Modern Era (1980s–Present)

• • Compilers evolved for object-oriented languages like C++ and Java, adding semantic analysis and cross-platform support.
  • Tools like Yacc (1970s) and Lex enabled parser generation.
  • Today, optimizing compilers handle complex features for efficiency across architectures.​

Basics of Translator

Basics of Compiler

Definition

• A compiler is a complex software program (next to an operating system) that translates source code written in a high-level programming language into machine-readable code, such as assembly or executable files, through a series of structured phases.

Types of Compiler

There are several common compilers used for different purposes –

1. Single-Pass Compiler

• A single-pass compiler is a compiler that scans the entire source program only once and generates the target code in the same pass. It does lexical analysis, parsing, semantic analysis, and code generation in one traversal.
• A single-pass compiler is a compiler that processes the source code in one pass, meaning that each statement is read, analyzed, and translated into machine code immediately.
• It translates each statement as soon as it is read.
• This compiler is faster but cannot perform deep optimizations.
• This compiler uses less memory.
• This compiler works best for small/simple programming languages like early versions of Pascal or BASIC, Turbo Pascal, some simple assemblers, etc.

2. Multi-Pass Compiler

• This compiler processes the code in multiple passes (scanning, parsing, optimization, code generation).
• This compiler is slower but produces better optimized machine code.
• This compiler is used for modern programming languages.

3. Cross Compiler

• A Cross Compiler is a compiler that runs on one system but generates executable code for another system/architecture. 
• This compiler compiles code on one machine but generates an executable for another machine.
• This compiler is used in embedded systems development.
• For example, the GCC ARM cross-compiler is compiling on a Windows environment and generates code for ARM (Arduino, Raspberry Pi).

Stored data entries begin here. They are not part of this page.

# rgal/gym-2048

Hardware: AMD Instinct MI355X
Metric: env-steps/sec at batch=2^20 per MI355X (higher is better)
Workload: dtype u8

## Files before the change

### gym-2048_amd/csrc/g2048_device.h

```cpp
#pragma once

#include <stdint.h>

#if defined(G2048_HOST_CHECK)
#define G2048_DEV static inline
static inline uint32_t g2048_perm(uint32_t hi, uint32_t lo, uint32_t sel)
{
    uint64_t src = ((uint64_t)hi << 32) | lo;
    uint32_t out = 0;
    for (int k = 0; k < 4; ++k) {
        uint32_t s = (sel >> (8 * k)) & 0xff;
        uint32_t byte = s < 8 ? (uint32_t)((src >> (8 * s)) & 0xff) : (s == 12 ? 0u : 0xffu);
        out |= byte << (8 * k);
    }
    return out;
}
static inline uint32_t g2048_mulhi(uint32_t a, uint32_t b) { return (uint32_t)(((uint64_t)a * b) >> 32); }
static inline uint32_t g2048_popc(uint32_t x) { return (uint32_t)__builtin_popcount(x); }
static inline uint32_t g2048_clz(uint32_t x) { return (uint32_t)__builtin_clz(x); }
static inline uint32_t g2048_funnel_shr(uint32_t hi, uint32_t lo, uint32_t k)
{
    return (uint32_t)(((((uint64_t)hi) << 32) | lo) >> (k & 31u));
}
static inline uint32_t g2048_ctz(uint32_t x) { return (uint32_t)__builtin_ctz(x); }
static inline float g2048_rcp(float x) { return 1.0f / x; }
static inline uint32_t g2048_opaque(uint32_t x) { return x; }
static inline uint32_t g2048_bfi(uint32_t m, uint32_t a, uint32_t b) { return (m & a) | (~m & b); }
static inline bool g2048_any(bool x) { return x; }
static inline uint32_t g2048_xor3(uint32_t a, uint32_t b, uint32_t c) { return a ^ b ^ c; }
template <int K> static inline uint32_t g2048_pow2_byte(uint32_t x, uint32_t) { return 1u << ((x >> (8 * K)) & 31u); }
#else
#include <hip/hip_runtime.h>
#define G2048_DEV __device__ __forceinline__
G2048_DEV uint32_t g2048_perm(uint32_t hi, uint32_t lo, uint32_t sel) { return __builtin_amdgcn_perm(hi, lo, sel); }
G2048_DEV uint32_t g2048_mulhi(uint32_t a, uint32_t b) { return __umulhi(a, b); }
G2048_DEV uint32_t g2048_popc(uint32_t x) { return (uint32_t)__popc(x); }
G2048_DEV uint32_t g2048_clz(uint32_t x) { return (uint32_t)__builtin_clz(x); }
G2048_DEV uint32_t g2048_funnel_shr(uint32_t hi, uint32_t lo, uint32_t k) { return __builtin_amdgcn_alignbit(hi, lo, k); }
G2048_DEV uint32_t g2048_ctz(uint32_t x) { return (uint32_t)__builtin_ctz(x); }
G2048_DEV float g2048_rcp(float x) { return __builtin_amdgcn_rcpf(x); }
G2048_DEV uint32_t g2048_opaque(uint32_t x)
{
    asm volatile("" : "+v"(x));
    return x;
}
G2048_DEV uint32_t g2048_bfi(uint32_t m, uint32_t a, uint32_t b) { return __builtin_amdgcn_bitop3_b32(m, a, b, 0xCA); }
G2048_DEV uint32_t g2048_xor3(uint32_t a, uint32_t b, uint32_t c) { return __builtin_amdgcn_bitop3_b32(a, b, c, 0x96); }
template <int K> G2048_DEV uint32_t g2048_pow2_byte(uint32_t x, uint32_t one)
{
    uint32_t r;
    if constexpr (K == 0)
        asm("v_lshlrev_b32_sdwa %0, %1, %2 dst_sel:DWORD dst_unused:UNUSED_PAD src0_sel:BYTE_0 src1_sel:DWORD" : "=v"(r) : "v"(x), "v"(one));
    else if constexpr (K == 1)
        asm("v_lshlrev_b32_sdwa %0, %1, %2 dst_sel:DWORD dst_unused:UNUSED_PAD src0_sel:BYTE_1 src1_sel:DWORD" : "=v"(r) : "v"(x), "v"(one));
    else if constexpr (K == 2)
        asm("v_lshlrev_b32_sdwa %0, %1, %2 dst_sel:DWORD dst_unused:UNUSED_PAD src0_sel:BYTE_2 src1_sel:DWORD" : "=v"(r) : "v"(x), "v"(one));
    else
        asm("v_lshlrev_b32_sdwa %0, %1, %2 dst_sel:DWORD dst_unused:UNUSED_PAD src0_sel:BYTE_3 src1_sel:DWORD" : "=v"(r) : "v"(x), "v"(one));
    return r;
}
G2048_DEV bool g2048_any(bool x) { return __builtin_amdgcn_ballot_w64(x) != 0ull; }
#endif

namespace g2048 {

struct Board {
    uint32_t r[4];
};

#if defined(G2048_HOST_CHECK)
struct uint4 {
    uint32_t x, y, z, w;
};
G2048_DEV Board load_board(const uint4 *boards, uint32_t i)
{
    Board b;
    __builtin_memcpy(b.r, boards + i, 16);
    return b;
}
#else
// ... 151 lines not shown
    bd.r[3] |= tile & h2;
    return n;
}

G2048_DEV uint32_t add_tile(Board &bd, uint32_t w, uint32_t enable = 0xffffffffu)
{
    bool is2;
    return add_tile(bd, w, enable, is2);
}

G2048_DEV bool fresh_is_four_16(uint32_t w1) { return (w1 << 4) > kTwoThreshold; }
G2048_DEV bool fresh_is_four_15(uint32_t w2) { return w2 * 15u > kTwoThreshold; }

G2048_DEV Board fresh_board(uint32_t w1, uint32_t w2)
{
    const uint32_t p1 = w1 >> 28;
    const uint32_t k2 = g2048_mulhi(w2, 15u);
    const uint32_t p2 = k2 + (k2 >= p1 ? 1u : 0u);
    const uint32_t e1 = fresh_is_four_16(w1) ? 2u : 1u;
    const uint32_t e2 = fresh_is_four_15(w2) ? 2u : 1u;
    const uint64_t x1 = (uint64_t)e1 << (8u * (p1 & 7u)), x2 = (uint64_t)e2 << (8u * (p2 & 7u));
    const uint32_t h1 = lanemask_bit0(p1 >> 3), h2 = lanemask_bit0(p2 >> 3);
    const uint32_t x1l = (uint32_t)x1, x1h = (uint32_t)(x1 >> 32), x2l = (uint32_t)x2, x2h = (uint32_t)(x2 >> 32);
    Board bd;
    bd.r[0] = (x1l & ~h1) | (x2l & ~h2);
    bd.r[1] = (x1h & ~h1) | (x2h & ~h2);
    bd.r[2] = (x1l & h1) | (x2l & h2);
    bd.r[3] = (x1h & h1) | (x2h & h2);
    return bd;
}

G2048_DEV bool has_equal_neighbours(const Board &bd)
{
    uint32_t f = 0;
#pragma unroll
    for (int i = 0; i < 4; ++i)
        f |= z80(bd.r[i] ^ (bd.r[i] >> 8)) & 0x00808080u;
#pragma unroll
    for (int i = 0; i < 3; ++i)
        f |= z80(bd.r[i] ^ bd.r[i + 1]);
    return f != 0;
}

G2048_DEV uint32_t max4(uint32_t x, uint32_t y)
{
    const uint32_t ge = mask7(((x | kHigh1) - y) & kHigh1);
    return bfi(ge, x, y);
}

G2048_DEV uint32_t highest(const Board &bd)
{
    uint32_t m = max4(max4(bd.r[0], bd.r[1]), max4(bd.r[2], bd.r[3]));
    m = max4(m, m >> 16);
    m = max4(m, m >> 8);
    return m & 0xffu;
}

G2048_DEV bool is_end(const Board &bd, uint32_t max_exp)
{
    bool end = false;
    if (count_empty(bd) == 0)
        end = !has_equal_neighbours(bd);
    if (max_exp != 0 && highest(bd) == max_exp)
        end = true;
    return end;
}

struct MoveSel {
    uint32_t sa, sb, ta, tc, va, vb;
};

#define G2048_MOVE_LUT_WORDS                                                                        \
    0x03020100u, 0x07060504u, 0x03020100u, 0x07060504u, 0x03020100u, 0x07060504u, 0u, 0u,      \
    0x05010703u, 0x04000602u, 0x05040100u, 0x07060302u, 0x00040206u, 0x01050307u, 0u, 0u,   \
// ... 1123 lines not shown
}

G2048_DEV uint32_t record_deficit(const Board &raw) { return gather12(raw.r[2]) | (gather12(raw.r[3]) << 12); }

G2048_DEV uint32_t record_score(const Board &raw)
{
    return (potential(record_cells(raw)) - record_deficit(raw)) & kScoreMask;
}

G2048_DEV Board make_record(const Board &cells, uint32_t score)
{
    const uint32_t d = (potential(cells) - score) & kScoreMask;
    return Board{{cells.r[0], cells.r[1], cells.r[2] | scatter12(d & 0xfffu), cells.r[3] | scatter12(d >> 12)}};
}

G2048_DEV void record_update(Board &raw, const Board &cells, uint32_t inc_spread)
{
    const uint64_t filled = (static_cast<uint64_t>(raw.r[3] | kCellBits) << 32) | (raw.r[2] | kCellBits);
    const uint64_t sum = filled + inc_spread;
    raw.r[0] = cells.r[0];
    raw.r[1] = cells.r[1];
    raw.r[2] = bfi(kSpareBits, static_cast<uint32_t>(sum), cells.r[2]);
    raw.r[3] = bfi(kSpareBits, static_cast<uint32_t>(sum >> 32), cells.r[3]);
}

G2048_DEV Board fresh_record(uint32_t w1, uint32_t w2)
{
    Board bd = fresh_board(w1, w2);
    const uint32_t fours = (fresh_is_four_16(w1) ? 1u : 0u) + (fresh_is_four_15(w2) ? 1u : 0u);
    bd.r[2] |= fours == 1u ? 0x80u : (fours == 2u ? 0x2000u : 0u);
    return bd;
}

template <class Tables>
G2048_DEV Board fresh_record_lut(uint32_t w1, uint32_t w2, const Tables &tb)
{
    const uint32_t p1 = w1 >> 28;
    const uint32_t k2 = g2048_mulhi(w2, 15u);
    const uint32_t p2 = k2 + (k2 >= p1 ? 1u : 0u);
    const uint32_t s1 = fresh_is_four_16(w1) ? 1u : 0u;
    const uint32_t s2 = fresh_is_four_15(w2) ? 1u : 0u;
    const Board a = tb.onehot_cell(p1), b = tb.onehot_cell(p2);
    const uint32_t fours = s1 + s2;
    Board bd;
    bd.r[0] = (a.r[0] << s1) | (b.r[0] << s2);
    bd.r[1] = (a.r[1] << s1) | (b.r[1] << s2);
    bd.r[2] = (a.r[2] << s1) | (b.r[2] << s2) | ((fours & 1u) << 7) | ((fours >> 1) << 13);
    bd.r[3] = (a.r[3] << s1) | (b.r[3] << s2);
    return bd;
}

G2048_DEV uint32_t onehot_cell_word(uint32_t p, uint32_t j) { return (p >> 2) == j ? 1u << (8u * (p & 3u)) : 0u; }

G2048_DEV uint32_t eq_flags(uint32_t cells, uint32_t splat) { return (kHigh1 - (cells ^ splat)) & kHigh1; }
G2048_DEV uint32_t eq_ones(uint32_t cells, uint32_t splat) { return ((kHigh1 - (cells ^ splat)) >> 7) & 0x01010101u; }

struct OneHot4F16 { uint32_t lo, hi; };
struct OneHot4F32 { uint32_t w[4]; };

G2048_DEV OneHot4F16 onehot4_f16(uint32_t cells, uint32_t splat)
{
    const uint32_t f = eq_flags(cells, splat);
    const uint32_t g = (f - (f >> 7)) & 0x3c3c3c3cu;
    return OneHot4F16{g2048_perm(g, g, 0x010c000cu), g2048_perm(g, g, 0x030c020cu)};
}

G2048_DEV OneHot4F32 onehot4_f32(uint32_t cells, uint32_t splat)
{
    const uint32_t f = eq_flags(cells, splat);
    const uint32_t g = (f - (f >> 7)) & 0x3f3f3f3fu;
    return OneHot4F32{{g2048_perm(g, f, 0x04000c0cu), g2048_perm(g, f, 0x05010c0cu), g2048_perm(g, f, 0x06020c0cu),
                       g2048_perm(g, f, 0x07030c0cu)}};
}

struct alignas(16) Cells16 { uint32_t r[4]; };
struct alignas(16) Chunk16 { uint32_t w[4]; };

template <int OBS>
G2048_DEV Chunk16 onehot_chunk(const Cells16 *recs, uint32_t s, uint32_t lane, uint32_t &board)
{
    if constexpr (OBS == 0) {
// ... 177 lines not shown
```

### gym-2048_amd/csrc/g2048_kernels.hip

```cpp
#include "g2048_kernels.h"

#include "g2048_device.h"
#include "g2048_pcg64.h"

#include <atomic>
#include <type_traits>


namespace g2048 {

constexpr int kBlock = 256;

typedef uint32_t u32x4 __attribute__((ext_vector_type(4)));

__device__ __forceinline__ Board load_board_nt(const uint4 *boards, uint32_t i)
{
    const u32x4 v = __builtin_nontemporal_load(reinterpret_cast<const u32x4 *>(boards) + i);
    return Board{{v.x, v.y, v.z, v.w}};
}

__device__ __forceinline__ void store_board_nt(uint4 *boards, uint32_t i, const Board &b)
{
    const u32x4 v = {b.r[0], b.r[1], b.r[2], b.r[3]};
    __builtin_nontemporal_store(v, reinterpret_cast<u32x4 *>(boards) + i);
}

__device__ __forceinline__ void store_chunk_nt(uint4 *out, uint64_t g, uint32_t a, uint32_t b, uint32_t c, uint32_t d)
{
    const u32x4 v = {a, b, c, d};
    __builtin_nontemporal_store(v, reinterpret_cast<u32x4 *>(out) + g);
}

__device__ __forceinline__ void store_board(uint4 *boards, uint32_t i, const Board &b)
{
    boards[i] = make_uint4(b.r[0], b.r[1], b.r[2], b.r[3]);
}

struct WaveTables {
    uint32_t move[32];
    uint32_t cell[64];
    uint32_t pad[32];
};

#define G2048_CELL_ENTRY(p) ((p) / 4 == 0 ? 1u << (8 * ((p) % 4)) : 0u), ((p) / 4 == 1 ? 1u << (8 * ((p) % 4)) : 0u), \
                            ((p) / 4 == 2 ? 1u << (8 * ((p) % 4)) : 0u), ((p) / 4 == 3 ? 1u << (8 * ((p) % 4)) : 0u)
__device__ const uint32_t kWaveTablesImage[128] __attribute__((aligned(16))) = {
    G2048_MOVE_LUT_WORDS,
    G2048_CELL_ENTRY(0), G2048_CELL_ENTRY(1), G2048_CELL_ENTRY(2), G2048_CELL_ENTRY(3),
    G2048_CELL_ENTRY(4), G2048_CELL_ENTRY(5), G2048_CELL_ENTRY(6), G2048_CELL_ENTRY(7),
    G2048_CELL_ENTRY(8), G2048_CELL_ENTRY(9), G2048_CELL_ENTRY(10), G2048_CELL_ENTRY(11),
    G2048_CELL_ENTRY(12), G2048_CELL_ENTRY(13), G2048_CELL_ENTRY(14), G2048_CELL_ENTRY(15),
};
#undef G2048_CELL_ENTRY

__device__ __forceinline__ uint2 use_after(uint2 x, uint32_t dep)
{
    unsigned long long both = (static_cast<unsigned long long>(x.y) << 32) | x.x;
    asm volatile("" : "+v"(both) : "v"(dep));
    return make_uint2(static_cast<uint32_t>(both), static_cast<uint32_t>(both >> 32));
}

struct LdsTables {
    const WaveTables *t;
    __device__ __forceinline__ MoveSel move_sel(uint32_t action) const
    {
        const uint4 a = *reinterpret_cast<const uint4 *>(t->move + action * 8u);
        const uint2 b = *reinterpret_cast<const uint2 *>(t->move + action * 8u + 4u);
        return MoveSel{a.x, a.y, a.z, a.w, b.x, b.y};
    }
    __device__ __forceinline__ Board onehot_cell(uint32_t p) const
    {
        const uint4 v = *reinterpret_cast<const uint4 *>(t->cell + p * 4u);
        return Board{{v.x, v.y, v.z, v.w}};
    }
};

__device__ __forceinline__ uint2 load_tables_piece()
{
    return reinterpret_cast<const uint2 *>(kWaveTablesImage)[threadIdx.x & 63u];
}

__device__ __forceinline__ LdsTables stage_tables(WaveTables *all, uint2 piece)
{
    reinterpret_cast<uint2 *>(all)[threadIdx.x] = piece;
    __builtin_amdgcn_fence(__ATOMIC_RELEASE, "wavefront");
    __builtin_amdgcn_fence(__ATOMIC_ACQUIRE, "wavefront");
    return LdsTables{all + (threadIdx.x >> 6)};
}

struct Lane { uint32_t i_raw, i; bool valid; };
template <uint32_t BLOCK, bool FULL> __device__ __forceinline__ Lane lane_of(uint32_t n)
{
    const uint32_t i_raw = blockIdx.x * BLOCK + threadIdx.x;
    const bool valid = FULL || i_raw < n;
    return Lane{i_raw, valid ? i_raw : n - 1u, valid};
}

template <int ACT> struct RawAction { typedef uint32_t type; };
template <> struct RawAction<1> { typedef uint8_t type; };
template <> struct RawAction<2> { typedef int32_t type; };
template <> struct RawAction<3> { typedef long long type; };
template <int ACT>
__device__ __forceinline__ typename RawAction<ACT>::type load_action_at(const void *__restrict__ actions, size_t idx)
{
    if constexpr (ACT == 0)
        return 0u;
    else
        return __builtin_nontemporal_load(static_cast<const typename RawAction<ACT>::type *>(actions) + idx);
}

template <class Raw> __device__ __forceinline__ uint32_t action_bits(Raw raw) { return static_cast<uint32_t>(raw) & 3u; }

__device__ __forceinline__ void report_bad_action(unsigned long long *action_err, bool bad, uint32_t raw_low, uint32_t global_index)
{
    const unsigned long long offenders = __builtin_amdgcn_ballot_w64(bad);
    if (offenders == 0ull)
        return;
// ... 1 lines not shown
        __hip_atomic_store(action_err, (1ull << 63) | (static_cast<unsigned long long>(raw_low & 0xffu) << 32) | global_index,
                           __ATOMIC_RELAXED, __HIP_MEMORY_SCOPE_SYSTEM);
}

struct BadAction {
    bool bad = false; uint32_t raw = 0;
    template <class Raw> __device__ __forceinline__ static bool outside(Raw v)
    {
        typedef typename std::make_unsigned<Raw>::type U;
        return static_cast<U>(v) > static_cast<U>(3);
    }
    template <class Raw> __device__ __forceinline__ uint32_t note_only(Raw v)
    {
        const auto w = static_cast<typename std::conditional<(sizeof(Raw) > 4), unsigned long long, uint32_t>::type>(v);
        bad = outside(w);
        raw = static_cast<uint32_t>(w);
        return action_bits(w);
    }
};

__device__ __forceinline__ unsigned long long record_episode_ends(const StepArgs &p, uint32_t i, bool fin, bool illegal,
                                                                  const Board &terminal, uint32_t &episodes, uint32_t &illegal_ends)
{
    const unsigned long long done = __builtin_amdgcn_ballot_w64(fin);
    if (done == 0ull)
        return 0ull;
    if (fin) {
        if (p.st.last_record)
            store_board(p.st.last_record, i, terminal);
        if (p.terminal_boards)
            store_board(p.terminal_boards, i, record_cells(terminal));
    }
    episodes += static_cast<uint32_t>(__popcll(done));
    illegal_ends += static_cast<uint32_t>(__popcll(__builtin_amdgcn_ballot_w64(fin && illegal)));
    return done;
}
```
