__device__ __forceinline__ unsigned smem_u32(const void* p) { return (unsigned)__cvta_generic_to_shared(p); }
__device__ __forceinline__ void mbar_init(uint64_t* bar, unsigned count) {
  asm volatile("mbarrier.init.shared::cta.b64 [%0], %1;" ::"r"(smem_u32(bar)), "r"(count) : "memory");
}
__device__ __forceinline__ void fence_mbar_init() { asm volatile("fence.mbarrier_init.release.cluster;" ::: "memory"); }
__device__ __forceinline__ void fence_proxy_async() { asm volatile("fence.proxy.async;" ::: "memory"); }
__device__ __forceinline__ void mbar_expect_tx(uint64_t* bar, unsigned bytes) {
  asm volatile("mbarrier.arrive.expect_tx.shared::cta.b64 _, [%0], %1;" ::"r"(smem_u32(bar)), "r"(bytes) : "memory");
}
__device__ __forceinline__ void bulk_g2s(void* smem_dst, const void* gsrc, unsigned bytes, uint64_t* bar) {
  asm volatile("cp.async.bulk.shared::cluster.global.mbarrier::complete_tx::bytes [%0], [%1], %2, [%3];"
               ::"r"(smem_u32(smem_dst)), "l"(gsrc), "r"(bytes), "r"(smem_u32(bar)) : "memory");
}
__device__ __forceinline__ void mbar_wait(uint64_t* bar, unsigned parity) {
  asm volatile(
      "{\n\t.reg .pred p;\n\t"
      "WAIT_%=:\n\t"
      "mbarrier.try_wait.parity.shared::cta.b64 p, [%0], %1;\n\t"
      "@p bra DONE_%=;\n\t"
      "bra WAIT_%=;\n\t"
      "DONE_%=:\n\t}"
      ::"r"(smem_u32(bar)), "r"(parity) : "memory");
}

__device__ __forceinline__ float4 ld4(const float* p) { return *reinterpret_cast<const float4*>(p); }
__device__ __forceinline__ void st4(float* p, float4 v) { *reinterpret_cast<float4*>(p) = v; }
__device__ __forceinline__ float4 f4(float a) { return make_float4(a, a, a, a); }
__device__ __forceinline__ float4 operator+(float4 a, float4 b) { return make_float4(a.x + b.x, a.y + b.y, a.z + b.z, a.w + b.w); }
__device__ __forceinline__ float4 operator*(float4 a, float s) { return make_float4(a.x * s, a.y * s, a.z * s, a.w * s); }
__device__ __forceinline__ float4 operator*(float4 a, float4 b) { return make_float4(a.x * b.x, a.y * b.y, a.z * b.z, a.w * b.w); }
__device__ __forceinline__ float dot4(float4 a, float4 b) { return a.x * b.x + a.y * b.y + a.z * b.z + a.w * b.w; }
__device__ __forceinline__ float comp(const float4& v, int j) { return j == 0 ? v.x : j == 1 ? v.y : j == 2 ? v.z : v.w; }
// ... 1770 lines not shown
      } else if (sh.stop && col == L::stats + KL_STOP_SLOT) {
        a.grad_out[L::stat_offset + KL_STOP_SLOT] = 1.f;
        *a.kl_stop = 1u;
      }
    }
    __syncthreads();
  }
}

__device__ __forceinline__ void tail_write_steps(const StepArgs& a, const TailShared& sh) {
  const int tid = threadIdx.x;
  const bool live_lu = sh.bits & 1u, live_rd = sh.bits & 2u;
  if (sh.timeout == 0 && !sh.stop)
    a.steps_out[tid] = tid == 0 ? a.steps_in[0] + 1
                                : sh.steps[(tid - 1) * 2 + (tid == 1 ? 1 : (tid == 2 ? (live_lu ? 1 : 0) : (live_rd ? 1 : 0)))];
  else
    a.steps_out[tid] = a.steps_in[tid];
}

__device__ __forceinline__ void tail_count_timeout(const StepArgs& a, const TailShared& sh) {
  if (threadIdx.x == 0 && sh.timeout) atomicAdd(a.gridbar + 6, 1u);
}

template <class L>
__device__ __noinline__ void tail_kl_gate(const StepArgs& a, TailShared& sh, const float* pull, const unsigned* myflags,
                                          bool sys) {
  if ((int)threadIdx.x < a.world) tail_poll(a, sh, myflags, threadIdx.x, L::stats / SLICE, sys);
  __syncthreads();
  if (threadIdx.x == 0) {
    float s4 = ld_relaxed(pull + L::stats + 4, sys), s8 = ld_relaxed(pull + L::stats + 8, sys);
    for (int p = 1; p < a.world; ++p) {
      s4 += ld_relaxed(pull + (size_t)p * G_ROW + L::stats + 4, sys);
      s8 += ld_relaxed(pull + (size_t)p * G_ROW + L::stats + 8, sys);
    }
    sh.stop = sh.timeout == 0 && kl_exceeds(s8, s4, a.kl_limit);
  }
  __syncthreads();
}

4. Just-In-Time (JIT) Compiler

• This compiler compiles code during runtime (not before execution).
• This compiler combines both interpretation + compilation.
• This compiler is used in Java (JVM), .NET CLR, Python PyPy, etc.

5. Ahead-of-Time (AOT) Compiler

• This compiler compiles code into machine code before execution, not at runtime.
• This compiler is used in C, C++, Rust, etc.
• This compiler has a Faster start-up time compared to JIT.

6. Source-to-Source Compiler (Transpiler)

• This compiler converts source code from one high-level language to another.
• For example:-
  • TypeScript → JavaScript
  • C → LLVM IR
  • Babel (ES6 → ES5)

7. Native Code Compiler

• This compiler generates native machine code for a specific OS/CPU.
• This compiler produces fast executables.
• This compiler is used in C/C++, Go, Rust, etc.

8. Bytecode Compiler

• This compiler converts source code into an intermediate form called bytecode.
• Bytecode is executed by a virtual machine (VM).
• This type of compiling is used in Java, Python (.pyc), Kotlin, Scala, etc.

9. Incremental Compiler

• This compiler recompiles only the modified parts of the program.
• This compiler speeds up development.
• This compiler is used in IDEs, modern build tools.

10. Interpreter-based Compiler (Hybrid Compiler)

• This compiler is a combination of a Compiler and an interpreter.
• For example: – Java, Python, MATLAB, etc.

11. Optimizing Compiler

• This compiler focuses on improving execution speed and reducing memory usage.

12. Decompiler

• This compiler converts machine code back to source code.
• This compiler is used in reverse engineering.

13. Cross-Platform Compiler

• A Cross-Platform Compiler produces programs/codes that can run on multiple platforms, usually by generating platform-independent code or bytecode.
• For example,
  • Java compiler (javac) generates bytecode that runs on any system with a JVM.
  • WebAssembly compilers (code runs on any browser or OS).
  • NET compiler (IL code runs on Windows, Linux, Mac).